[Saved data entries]
@@ -143,28 +139,14 @@
             double nspeed = speed0 + accel * dt;
             nspeed = allow_rev == 0.0 ? __builtin_fmax(0.0, nspeed) : nspeed;
             nspeed = max_speed == max_speed ? __builtin_fmin(max_speed, nspeed) : nspeed;
-            bool ok = rd.safe(d_lat) & rd.safe(d_lon) & (__builtin_fabs(steer) < 1.0e5) & (rd_l.safe(hnum) | (hnum == 0.0));
-            double n_avg = m_avg, n_max = m_max, n_mt = m_t;
-            if (metrics) {
-                const RecipDiv rdt(dt), rnt(next_t);
-                const double ax = nx - pose[0], ay = ny - pose[1];
-                const double az = pose[2] - pose[2];
-                const double speed = sg_norm3(rdt.div(ax), rdt.div(ay), 0.0);
-                const double w = rnt.div(m_t);
-                n_avg = m_avg + (1.0 - w) * (speed - m_avg);
-                n_max = __builtin_fmax(speed, m_max);
-                n_mt = next_t;
-                ok = ok & (!is_ego | (rdt.safe(ax) & rdt.safe(ay) & rnt.safe(m_t) & (dt > 0.0) & (az == 0.0)));
-            }
+            const bool ok = rd.safe(d_lat) & rd.safe(d_lon) & (__builtin_fabs(steer) < 1.0e5) & (rd_l.safe(hnum) | (hnum == 0.0));
             if (sg_all(!active || ok)) {
                 cs.e_lat_prev = e_lat; cs.e_lon_prev = e_lon; cs.e_lon_int = e_lon_I; cs.speed = nspeed;
                 pose[0] = nx; pose[1] = ny; pose[3] = nh;
-                if (is_ego) { m_avg = n_avg; m_max = n_max; m_t = n_mt; }
                 prev_t = t;
                 t = next_t;
                 *reinterpret_cast<double4 *>(out + (size_t)k * CT_W) = make_double4(pose[0], pose[1], pose[3], cs.speed);
-                *reinterpret_cast<double4 *>(out1 + (size_t)k * CT_W) = make_double4(cs.e_lon_prev, cs.e_lat_prev, cs.e_lon_int, 0.0);
-                if (is_ego && metrics) *reinterpret_cast<double4 *>(out2 + (size_t)k * CT_W) = make_double4(m_avg, m_max, m_t, 0.0);
+                *reinterpret_cast<double4 *>(out1 + (size_t)k * CT_W) = make_double4(cs.e_lon_prev, cs.e_lat_prev, cs.e_lon_int, t);
                 continue;
             }
         }
@@ -216,22 +198,6 @@
 #pragma unroll
             for (int c = 0; c < 6; ++c) np_[c] = S.sl[c] * dqs + S.ylo[c];
         }
-        if (is_ego && npres && metrics) {
-            double prev[6];
-            if (!present) {
-                own_position_extrap(T.x, T.n, t, prev);
-                sg_loads_done();
-            } else {
-#pragma unroll
-                for (int c = 0; c < 6; ++c) prev[c] = pose[c];
-            }
-            const double v0 = (np_[0] - prev[0]) / dt, v1 = (np_[1] - prev[1]) / dt, v2 = (np_[2] - prev[2]) / dt;
-            const double speed = sg_norm3(v0, v1, v2);
-            const double w = m_t / next_t;
-            m_avg += (1.0 - w) * (speed - m_avg);
-            m_t = next_t;
-            m_max = __builtin_fmax(speed, m_max);
-        }
         present = npres;
         if (npres) {
 #pragma unroll
@@ -240,8 +206,7 @@
         prev_t = t;
         t = next_t;
         *reinterpret_cast<double4 *>(out + (size_t)k * CT_W) = make_double4(pose[0], pose[1], pose[3], cs.speed);
-        *reinterpret_cast<double4 *>(out1 + (size_t)k * CT_W) = make_double4(cs.e_lon_prev, cs.e_lat_prev, cs.e_lon_int, 0.0);
-        if (is_ego && metrics) *reinterpret_cast<double4 *>(out2 + (size_t)k * CT_W) = make_double4(m_avg, m_max, m_t, 0.0);
+        *reinterpret_cast<double4 *>(out1 + (size_t)k * CT_W) = make_double4(cs.e_lon_prev, cs.e_lat_prev, cs.e_lon_int, t);
         if (RIDERS) *reinterpret_cast<double4 *>(out2 + (size_t)k * CT_W) = make_double4(pose[2], pose[4], pose[5], present ? 1.0 : 0.0);
     }
 #pragma unroll
@@ -251,40 +216,39 @@
     cst[(CS_CTRL + 2) * NP] = cs.e_lat_prev; cst[(CS_CTRL + 3) * NP] = cs.e_lon_int;
     cst[CS_T * NP] = t;
     cst[CS_PREV_T * NP] = prev_t;
-    cst[(CS_METRIC + 0) * NP] = m_avg; cst[(CS_METRIC + 1) * NP] = m_max; cst[(CS_METRIC + 2) * NP] = m_t;
 }
 
 template <bool FAST, bool RIDERS = false>
 __device__ __forceinline__ void control_body(const Params &p, double timestep, int n_steps, int first, int k0,
-                                             const double *actions , double *tab, int row0, int metrics)
+                                             const double *actions , double *tab, int row0)
 {
     __shared__ CtlLds lds;
-    control_body_l<FAST, RIDERS>(lds, blockIdx.x, p, timestep, n_steps, first, k0, actions, tab, row0, metrics);
+    control_body_l<FAST, RIDERS>(lds, blockIdx.x, p, timestep, n_steps, first, k0, actions, tab, row0);
 }
 
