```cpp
template <class L, int COLS, int RT>
static __global__ __launch_bounds__(NTHR, 4) void conv_rows_kernel(const ConvArgs a) {
  __shared__ __attribute__((aligned(16))) float lds[conv_rows_lds<RT>()];
  conv_rows_body<L, COLS, RT>(a, blockIdx.x, blockIdx.y, lds);
}
template <class L, int COLS = 0, int RT = 2>
static inline void launch_conv_rows(const char* name, const ConvArgs& a, hipStream_t stream) {
  using Op = ConvRowsOp<L, COLS, RT>;
  bhip::launch_site(Op::info(name, a), stream, [&] { hipLaunchKernelGGL((conv_rows_kernel<L, COLS, RT>), Op::grid(a), dim3(NTHR), 0, stream, a); });
}

}

template <class L>
static inline void launch_many_rows(const char* name, const ConvArgs& a, hipStream_t s) {
  constexpr int LAST = L::K - 256 * (L::P - 1);
  constexpr bool ok = !L::GROUPED && L::K % 16 == 0 && LAST % 64 == 0 && L::NOUT % 16 == 0;
  if constexpr (ok) {
    static const bool off = bhip::meas_env("BEATRICE_HIP_NO_CONVROWS") != nullptr;
    if (!off) {
      constexpr int COLS = (L::NOUT % 128 == 0 && (L::NOUT > 256 || (L::NOUT == 256 && L::K >= 768))) ? 128 : 0;
      rc::launch_conv_rows<L, COLS, 2>(name, a, s);
      return;
    }
  }
  launch_conv<L, TL>(name, a, 0, s);
}
```

### beatrice-vst_amd/csrc/tick.hip.h

```cpp
#pragma once
#include <type_traits>

#include "chain_layers.hip.h"
#include "fuse.hip.h"
#include "hip_owned.h"
#include "rowchain.hip.h"
#include "tail_stages.hip.h"
#include "tick_reset.hip.h"

namespace tick {

constexpr int kRangeHalvesFrom = 99;
constexpr int kMaxStages = 32, kRing = 64, kMaxCopies = 16;

struct Copy { unsigned char* dst; const unsigned char* src; int bytes; };
constexpr int kCopyChunk = 4096;
struct Prolog {
  int n_stages;
  int hop[kMaxStages], io[kMaxStages];
  int n_copies;
  Copy copy[kMaxCopies];
  int first_chunk[kMaxCopies + 1];
};
static __global__ __launch_bounds__(256) void prologue_kernel(const Prolog p) {
  int c = 0;
  while (c + 1 < p.n_copies && (int)blockIdx.x >= p.first_chunk[c + 1]) ++c;
  const Copy cp = p.copy[c];
  const int at = ((int)blockIdx.x - p.first_chunk[c]) * kCopyChunk + (int)threadIdx.x * 16;
  if (at + 16 <= cp.bytes) *reinterpret_cast<uint4*>(cp.dst + at) = *reinterpret_cast<const uint4*>(cp.src + at);
}

using namespace bhip;
using namespace wave_layers;
constexpr int kRbCols = 128;
constexpr int kGruRt = 2, kMidRt = 2, kRbRt = 2, kP1Rt = kMidRt;
constexpr int kF3Rt = 1;

constexpr bool sparse_table_at(int H) { return H == 1; }
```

▶ Exercise brief
Across the entries above, work out how many lines hold "nspeed". The answer is that number alone.

▶ Result of this task
4